# WU-CVGL/VicaSplat

Hardware: AMD Instinct MI355X
Metric: scenes/sec (8-view 256x256) encode+rasterize (higher is better)
Workload: dtype f32 (f32 activations; products as 3 x f16 MFMA on hi+lo operand pairs, f32 accumulate); 1 GPU; re10k_8view full pipeline fwd: ViT-L encoder+decoder+DPT heads -> 524288 Gaussians/scene, 12 target views/scene rasterized at 256x256; scenes_per_gpu=24, context_views=8, target_views=12, parallelism=scene-sharded x1 (no collective)

## Files before the change

### vicasplat_amd/csrc/stem_stream.hip

```cpp
#include "common.h"
#include "gemm_common.h"

namespace {

struct StemStreamArgs {
    const float *img;
    const float *w;
    const float *bias;
    const float *trunk;
    float *out;
    int N, H, W, Hp, Wp;
    float w_scale, inv_scale;
};

constexpr int kIP = 96;
constexpr int kIS = 16 * kIP;
constexpr int kImgBytes = 2 * 4 * 3 * kIS;
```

━━━━━━━━━━━━━━━━

→ **Task details**: Reproduce every entry above without a single alteration.

→ **Output for this exercise**:
# WU-CVGL/VicaSplat

Hardware: AMD Instinct MI355X
Metric: scenes/sec (8-view 256x256) encode+rasterize (higher is better)
Workload: dtype f32 (f32 activations; products as 3 x f16 MFMA on hi+lo operand pairs, f32 accumulate); 1 GPU; re10k_8view full pipeline fwd: ViT-L encoder+decoder+DPT heads -> 524288 Gaussians/scene, 12 target views/scene rasterized at 256x256; scenes_per_gpu=24, context_views=8, target_views=12, parallelism=scene-sharded x1 (no collective)

## Files before the change

### vicasplat_amd/csrc/stem_stream.hip

```cpp
#include "common.h"
#include "gemm_common.h"

namespace {

struct StemStreamArgs {
    const float *img;
    const float *w;
    const float *bias;
    const float *trunk;
    float *out;
    int N, H, W, Hp, Wp;
    float w_scale, inv_scale;
};

constexpr int kIP = 96;
constexpr int kIS = 16 * kIP;
constexpr int kImgBytes = 2 * 4 * 3 * kIS;
```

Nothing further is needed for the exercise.